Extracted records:
:::
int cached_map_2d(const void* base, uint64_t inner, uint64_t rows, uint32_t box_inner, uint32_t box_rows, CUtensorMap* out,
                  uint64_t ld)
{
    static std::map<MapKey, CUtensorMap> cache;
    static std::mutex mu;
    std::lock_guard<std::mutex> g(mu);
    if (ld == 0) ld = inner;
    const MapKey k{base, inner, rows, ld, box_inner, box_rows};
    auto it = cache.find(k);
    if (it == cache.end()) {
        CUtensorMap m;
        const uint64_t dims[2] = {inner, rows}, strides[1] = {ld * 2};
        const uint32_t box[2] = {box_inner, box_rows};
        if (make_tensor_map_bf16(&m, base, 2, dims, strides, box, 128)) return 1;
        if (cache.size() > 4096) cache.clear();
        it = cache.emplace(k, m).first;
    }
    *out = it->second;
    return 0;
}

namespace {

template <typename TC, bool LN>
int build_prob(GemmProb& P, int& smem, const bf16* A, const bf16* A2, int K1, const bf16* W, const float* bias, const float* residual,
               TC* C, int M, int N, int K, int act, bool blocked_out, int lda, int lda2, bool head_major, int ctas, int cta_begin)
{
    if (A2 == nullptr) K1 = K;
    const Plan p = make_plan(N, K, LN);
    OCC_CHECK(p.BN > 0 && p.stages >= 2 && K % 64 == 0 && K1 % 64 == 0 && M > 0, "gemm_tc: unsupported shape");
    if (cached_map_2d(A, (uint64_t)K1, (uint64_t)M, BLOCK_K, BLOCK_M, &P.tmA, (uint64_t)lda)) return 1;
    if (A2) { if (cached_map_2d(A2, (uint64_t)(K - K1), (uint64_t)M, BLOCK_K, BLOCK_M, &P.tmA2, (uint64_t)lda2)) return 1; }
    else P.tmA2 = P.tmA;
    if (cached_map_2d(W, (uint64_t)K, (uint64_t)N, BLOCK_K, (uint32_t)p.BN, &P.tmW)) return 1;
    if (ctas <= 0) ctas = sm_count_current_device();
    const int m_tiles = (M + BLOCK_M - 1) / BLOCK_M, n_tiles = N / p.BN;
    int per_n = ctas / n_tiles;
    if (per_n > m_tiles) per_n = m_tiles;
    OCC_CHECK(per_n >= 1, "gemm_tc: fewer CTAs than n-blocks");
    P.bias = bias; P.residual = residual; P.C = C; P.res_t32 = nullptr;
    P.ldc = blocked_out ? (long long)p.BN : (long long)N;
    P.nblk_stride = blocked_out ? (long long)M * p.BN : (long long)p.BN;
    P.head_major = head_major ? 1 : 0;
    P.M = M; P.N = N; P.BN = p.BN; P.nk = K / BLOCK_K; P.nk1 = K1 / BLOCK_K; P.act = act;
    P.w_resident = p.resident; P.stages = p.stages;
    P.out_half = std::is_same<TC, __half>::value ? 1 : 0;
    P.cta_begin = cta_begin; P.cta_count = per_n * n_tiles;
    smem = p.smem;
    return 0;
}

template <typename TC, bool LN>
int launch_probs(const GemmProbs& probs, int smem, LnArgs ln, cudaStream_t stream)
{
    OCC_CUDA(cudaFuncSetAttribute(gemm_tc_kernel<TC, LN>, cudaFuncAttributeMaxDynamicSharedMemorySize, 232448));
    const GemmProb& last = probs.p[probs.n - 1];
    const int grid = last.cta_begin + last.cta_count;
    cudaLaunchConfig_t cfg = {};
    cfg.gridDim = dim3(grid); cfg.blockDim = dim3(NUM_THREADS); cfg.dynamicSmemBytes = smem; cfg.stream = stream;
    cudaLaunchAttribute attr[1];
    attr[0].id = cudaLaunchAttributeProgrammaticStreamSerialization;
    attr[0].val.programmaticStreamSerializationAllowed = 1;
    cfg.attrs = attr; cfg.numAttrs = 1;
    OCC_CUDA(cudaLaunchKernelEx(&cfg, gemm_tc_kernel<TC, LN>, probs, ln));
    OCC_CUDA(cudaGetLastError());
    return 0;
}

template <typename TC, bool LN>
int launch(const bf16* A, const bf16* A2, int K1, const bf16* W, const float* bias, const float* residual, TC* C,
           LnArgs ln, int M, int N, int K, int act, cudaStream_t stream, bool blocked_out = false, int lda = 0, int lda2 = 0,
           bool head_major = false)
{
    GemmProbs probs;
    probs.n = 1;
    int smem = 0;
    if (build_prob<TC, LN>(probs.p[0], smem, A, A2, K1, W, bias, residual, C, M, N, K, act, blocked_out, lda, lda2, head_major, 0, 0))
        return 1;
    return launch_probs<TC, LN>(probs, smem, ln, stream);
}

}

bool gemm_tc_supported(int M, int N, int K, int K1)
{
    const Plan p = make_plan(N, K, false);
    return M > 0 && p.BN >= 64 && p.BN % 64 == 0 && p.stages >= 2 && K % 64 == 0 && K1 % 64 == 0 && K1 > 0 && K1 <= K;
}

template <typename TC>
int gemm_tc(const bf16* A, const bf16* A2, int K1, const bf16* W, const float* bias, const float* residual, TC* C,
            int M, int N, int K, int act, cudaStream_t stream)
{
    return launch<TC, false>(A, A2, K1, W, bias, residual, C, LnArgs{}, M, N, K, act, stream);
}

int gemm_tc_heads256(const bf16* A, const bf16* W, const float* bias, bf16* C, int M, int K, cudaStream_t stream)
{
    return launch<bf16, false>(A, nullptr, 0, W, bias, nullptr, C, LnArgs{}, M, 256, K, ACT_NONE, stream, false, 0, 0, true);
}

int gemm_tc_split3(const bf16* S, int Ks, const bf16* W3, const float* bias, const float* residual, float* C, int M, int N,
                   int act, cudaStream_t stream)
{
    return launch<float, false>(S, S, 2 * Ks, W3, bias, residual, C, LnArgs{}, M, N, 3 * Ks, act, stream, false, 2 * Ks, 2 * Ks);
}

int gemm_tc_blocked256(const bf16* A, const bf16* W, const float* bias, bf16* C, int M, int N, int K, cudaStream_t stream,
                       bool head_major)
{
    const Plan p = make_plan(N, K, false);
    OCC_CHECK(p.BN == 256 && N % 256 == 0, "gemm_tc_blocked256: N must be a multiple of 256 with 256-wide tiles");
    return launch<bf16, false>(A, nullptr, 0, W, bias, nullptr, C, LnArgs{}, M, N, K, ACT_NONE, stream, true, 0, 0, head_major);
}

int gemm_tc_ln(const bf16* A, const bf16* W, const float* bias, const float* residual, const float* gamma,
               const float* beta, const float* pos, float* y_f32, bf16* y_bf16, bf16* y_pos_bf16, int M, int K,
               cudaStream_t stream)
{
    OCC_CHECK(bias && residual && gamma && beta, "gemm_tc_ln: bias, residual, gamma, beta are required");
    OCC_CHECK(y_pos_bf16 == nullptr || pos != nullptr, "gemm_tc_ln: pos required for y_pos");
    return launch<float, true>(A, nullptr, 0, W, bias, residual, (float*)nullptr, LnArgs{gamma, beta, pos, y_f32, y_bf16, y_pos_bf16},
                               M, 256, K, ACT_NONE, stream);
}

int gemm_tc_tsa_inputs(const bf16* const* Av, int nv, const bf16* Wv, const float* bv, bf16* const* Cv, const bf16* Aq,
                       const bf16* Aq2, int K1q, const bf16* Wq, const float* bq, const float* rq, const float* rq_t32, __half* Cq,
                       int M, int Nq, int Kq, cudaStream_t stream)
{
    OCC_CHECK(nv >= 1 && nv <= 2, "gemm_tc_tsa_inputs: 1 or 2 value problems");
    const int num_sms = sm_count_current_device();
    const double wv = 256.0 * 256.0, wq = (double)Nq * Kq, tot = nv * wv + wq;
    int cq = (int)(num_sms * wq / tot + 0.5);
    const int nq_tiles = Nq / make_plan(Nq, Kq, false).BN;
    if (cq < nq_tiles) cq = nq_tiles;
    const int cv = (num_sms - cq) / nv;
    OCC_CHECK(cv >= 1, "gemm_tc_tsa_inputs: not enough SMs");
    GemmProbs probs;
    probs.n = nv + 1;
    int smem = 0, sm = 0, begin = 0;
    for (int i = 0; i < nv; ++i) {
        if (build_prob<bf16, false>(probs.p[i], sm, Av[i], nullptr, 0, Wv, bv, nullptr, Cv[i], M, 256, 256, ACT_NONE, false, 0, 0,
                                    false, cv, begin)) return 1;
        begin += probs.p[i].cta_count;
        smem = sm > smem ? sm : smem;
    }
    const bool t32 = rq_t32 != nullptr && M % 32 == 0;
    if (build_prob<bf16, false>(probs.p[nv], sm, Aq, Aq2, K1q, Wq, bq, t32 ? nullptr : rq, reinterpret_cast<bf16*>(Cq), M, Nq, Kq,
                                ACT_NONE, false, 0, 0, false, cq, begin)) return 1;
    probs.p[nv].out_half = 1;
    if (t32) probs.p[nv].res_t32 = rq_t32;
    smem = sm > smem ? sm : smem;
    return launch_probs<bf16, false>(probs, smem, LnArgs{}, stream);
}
:::
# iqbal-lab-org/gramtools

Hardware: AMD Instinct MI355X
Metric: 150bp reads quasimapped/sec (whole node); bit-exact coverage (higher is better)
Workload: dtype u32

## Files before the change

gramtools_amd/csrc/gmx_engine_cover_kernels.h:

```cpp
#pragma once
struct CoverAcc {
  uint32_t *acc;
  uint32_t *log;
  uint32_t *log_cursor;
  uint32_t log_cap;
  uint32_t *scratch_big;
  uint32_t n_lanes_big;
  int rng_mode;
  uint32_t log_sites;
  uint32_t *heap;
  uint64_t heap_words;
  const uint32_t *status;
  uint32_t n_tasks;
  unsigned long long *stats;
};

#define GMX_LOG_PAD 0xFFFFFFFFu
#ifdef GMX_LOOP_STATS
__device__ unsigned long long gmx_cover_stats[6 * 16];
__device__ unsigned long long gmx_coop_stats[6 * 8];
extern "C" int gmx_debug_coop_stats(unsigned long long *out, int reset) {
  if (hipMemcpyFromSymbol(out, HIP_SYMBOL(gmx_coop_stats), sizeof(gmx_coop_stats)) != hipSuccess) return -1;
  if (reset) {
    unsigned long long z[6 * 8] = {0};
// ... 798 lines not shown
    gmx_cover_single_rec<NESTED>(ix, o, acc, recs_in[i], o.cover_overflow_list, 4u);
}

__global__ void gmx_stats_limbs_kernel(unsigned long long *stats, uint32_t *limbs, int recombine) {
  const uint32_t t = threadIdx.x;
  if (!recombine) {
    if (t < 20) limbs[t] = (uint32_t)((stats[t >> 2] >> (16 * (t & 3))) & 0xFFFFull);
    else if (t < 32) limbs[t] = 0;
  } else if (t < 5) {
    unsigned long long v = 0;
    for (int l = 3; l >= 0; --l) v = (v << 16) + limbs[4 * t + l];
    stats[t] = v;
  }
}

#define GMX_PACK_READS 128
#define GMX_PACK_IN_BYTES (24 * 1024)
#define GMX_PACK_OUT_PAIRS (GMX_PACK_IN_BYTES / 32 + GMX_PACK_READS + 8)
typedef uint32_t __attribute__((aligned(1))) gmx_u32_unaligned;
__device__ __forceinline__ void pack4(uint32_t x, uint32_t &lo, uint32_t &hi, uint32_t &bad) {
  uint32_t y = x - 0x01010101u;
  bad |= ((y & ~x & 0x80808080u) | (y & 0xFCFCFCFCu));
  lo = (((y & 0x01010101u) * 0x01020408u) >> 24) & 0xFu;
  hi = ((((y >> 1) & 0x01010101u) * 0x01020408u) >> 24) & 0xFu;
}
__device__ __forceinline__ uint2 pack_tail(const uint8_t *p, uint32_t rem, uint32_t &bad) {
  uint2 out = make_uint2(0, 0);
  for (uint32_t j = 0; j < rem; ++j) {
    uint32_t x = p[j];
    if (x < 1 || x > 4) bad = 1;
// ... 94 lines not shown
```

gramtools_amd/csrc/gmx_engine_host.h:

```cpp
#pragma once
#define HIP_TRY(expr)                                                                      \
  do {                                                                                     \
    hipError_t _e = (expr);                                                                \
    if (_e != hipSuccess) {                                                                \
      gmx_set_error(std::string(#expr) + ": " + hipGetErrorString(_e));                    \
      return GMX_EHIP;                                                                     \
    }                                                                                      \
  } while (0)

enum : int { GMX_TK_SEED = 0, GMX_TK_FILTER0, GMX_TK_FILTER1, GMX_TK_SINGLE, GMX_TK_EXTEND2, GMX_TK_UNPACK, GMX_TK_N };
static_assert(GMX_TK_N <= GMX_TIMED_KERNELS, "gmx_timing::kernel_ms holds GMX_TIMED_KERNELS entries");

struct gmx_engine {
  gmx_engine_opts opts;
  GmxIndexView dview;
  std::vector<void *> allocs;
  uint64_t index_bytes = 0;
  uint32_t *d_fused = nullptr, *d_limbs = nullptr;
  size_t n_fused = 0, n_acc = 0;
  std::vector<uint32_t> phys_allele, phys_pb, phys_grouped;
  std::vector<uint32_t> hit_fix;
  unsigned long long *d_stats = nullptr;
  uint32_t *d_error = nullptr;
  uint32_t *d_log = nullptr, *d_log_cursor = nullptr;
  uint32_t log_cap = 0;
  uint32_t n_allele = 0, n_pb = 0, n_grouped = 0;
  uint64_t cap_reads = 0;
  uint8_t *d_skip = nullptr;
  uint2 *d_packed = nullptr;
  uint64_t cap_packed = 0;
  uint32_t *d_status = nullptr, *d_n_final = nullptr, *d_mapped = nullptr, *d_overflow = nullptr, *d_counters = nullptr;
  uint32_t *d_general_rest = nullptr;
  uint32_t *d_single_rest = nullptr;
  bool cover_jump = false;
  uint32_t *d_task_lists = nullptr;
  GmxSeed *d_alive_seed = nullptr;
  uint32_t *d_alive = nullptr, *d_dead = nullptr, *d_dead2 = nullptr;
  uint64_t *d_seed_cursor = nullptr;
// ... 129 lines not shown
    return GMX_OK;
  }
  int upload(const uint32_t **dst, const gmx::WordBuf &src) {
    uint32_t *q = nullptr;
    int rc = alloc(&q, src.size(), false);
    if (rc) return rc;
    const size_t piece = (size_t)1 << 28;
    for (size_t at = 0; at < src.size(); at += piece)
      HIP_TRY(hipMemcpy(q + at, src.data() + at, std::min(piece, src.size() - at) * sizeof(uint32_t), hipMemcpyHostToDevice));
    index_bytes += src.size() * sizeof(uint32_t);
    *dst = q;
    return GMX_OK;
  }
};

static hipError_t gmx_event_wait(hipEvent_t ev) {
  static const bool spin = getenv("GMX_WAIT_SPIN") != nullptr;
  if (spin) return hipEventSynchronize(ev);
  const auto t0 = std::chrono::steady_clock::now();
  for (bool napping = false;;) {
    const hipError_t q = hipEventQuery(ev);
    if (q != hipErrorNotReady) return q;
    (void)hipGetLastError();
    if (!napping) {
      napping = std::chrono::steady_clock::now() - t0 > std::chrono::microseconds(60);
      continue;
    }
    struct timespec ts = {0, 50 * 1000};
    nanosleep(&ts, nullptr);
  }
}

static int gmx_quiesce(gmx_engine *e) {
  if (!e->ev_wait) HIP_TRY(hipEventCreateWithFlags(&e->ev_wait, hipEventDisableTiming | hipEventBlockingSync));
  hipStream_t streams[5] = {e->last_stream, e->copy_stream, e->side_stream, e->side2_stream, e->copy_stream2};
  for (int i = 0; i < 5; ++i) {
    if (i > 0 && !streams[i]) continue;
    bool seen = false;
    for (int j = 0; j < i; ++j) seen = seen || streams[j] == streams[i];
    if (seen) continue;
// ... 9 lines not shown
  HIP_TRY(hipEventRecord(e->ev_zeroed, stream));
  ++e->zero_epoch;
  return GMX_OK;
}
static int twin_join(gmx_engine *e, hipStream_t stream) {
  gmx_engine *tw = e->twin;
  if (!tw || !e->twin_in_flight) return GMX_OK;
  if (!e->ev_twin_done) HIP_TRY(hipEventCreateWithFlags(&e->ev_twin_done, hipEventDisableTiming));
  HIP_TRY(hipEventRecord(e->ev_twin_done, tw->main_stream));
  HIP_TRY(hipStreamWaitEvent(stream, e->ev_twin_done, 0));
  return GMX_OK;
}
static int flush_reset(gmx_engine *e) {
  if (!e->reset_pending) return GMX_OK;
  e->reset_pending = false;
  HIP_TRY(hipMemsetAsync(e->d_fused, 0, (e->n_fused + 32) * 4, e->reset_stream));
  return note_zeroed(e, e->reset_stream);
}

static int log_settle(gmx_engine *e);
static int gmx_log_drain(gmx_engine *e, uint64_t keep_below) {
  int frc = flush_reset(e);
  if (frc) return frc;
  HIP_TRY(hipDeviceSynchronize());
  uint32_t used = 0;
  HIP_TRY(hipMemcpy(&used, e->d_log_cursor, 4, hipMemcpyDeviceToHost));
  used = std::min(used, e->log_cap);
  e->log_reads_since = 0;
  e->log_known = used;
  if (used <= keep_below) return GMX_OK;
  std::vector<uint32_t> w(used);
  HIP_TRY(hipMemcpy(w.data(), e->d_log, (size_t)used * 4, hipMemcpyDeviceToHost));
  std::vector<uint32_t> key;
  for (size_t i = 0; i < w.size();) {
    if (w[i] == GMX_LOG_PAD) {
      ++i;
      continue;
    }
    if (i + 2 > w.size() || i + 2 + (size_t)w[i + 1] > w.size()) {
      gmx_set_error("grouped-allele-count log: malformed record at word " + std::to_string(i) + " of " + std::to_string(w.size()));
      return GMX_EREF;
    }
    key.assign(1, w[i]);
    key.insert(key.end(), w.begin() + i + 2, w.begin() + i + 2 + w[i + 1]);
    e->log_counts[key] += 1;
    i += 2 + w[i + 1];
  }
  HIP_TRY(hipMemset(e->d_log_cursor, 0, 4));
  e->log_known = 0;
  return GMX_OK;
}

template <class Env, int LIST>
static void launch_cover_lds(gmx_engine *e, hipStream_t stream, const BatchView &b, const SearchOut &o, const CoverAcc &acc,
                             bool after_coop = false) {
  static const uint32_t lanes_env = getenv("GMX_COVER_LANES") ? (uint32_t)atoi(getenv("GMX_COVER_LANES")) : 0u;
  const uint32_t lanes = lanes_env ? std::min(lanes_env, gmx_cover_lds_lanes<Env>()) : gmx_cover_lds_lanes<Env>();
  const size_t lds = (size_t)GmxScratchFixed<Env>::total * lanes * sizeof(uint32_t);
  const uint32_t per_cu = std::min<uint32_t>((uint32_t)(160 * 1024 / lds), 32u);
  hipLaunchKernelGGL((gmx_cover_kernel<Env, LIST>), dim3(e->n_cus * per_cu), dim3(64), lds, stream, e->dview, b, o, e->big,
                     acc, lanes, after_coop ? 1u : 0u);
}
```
:::
What you need to do. Among the records above, extract exactly the lines from the line with "int cached_map_2d(const void*" to the line with "CUtensorMap m;", both lines included, and leave out the rest.

Exercise result.
int cached_map_2d(const void* base, uint64_t inner, uint64_t rows, uint32_t box_inner, uint32_t box_rows, CUtensorMap* out,
                  uint64_t ld)
{
    static std::map<MapKey, CUtensorMap> cache;
    static std::mutex mu;
    std::lock_guard<std::mutex> g(mu);
    if (ld == 0) ld = inner;
    const MapKey k{base, inner, rows, ld, box_inner, box_rows};
    auto it = cache.find(k);
    if (it == cache.end()) {
        CUtensorMap m;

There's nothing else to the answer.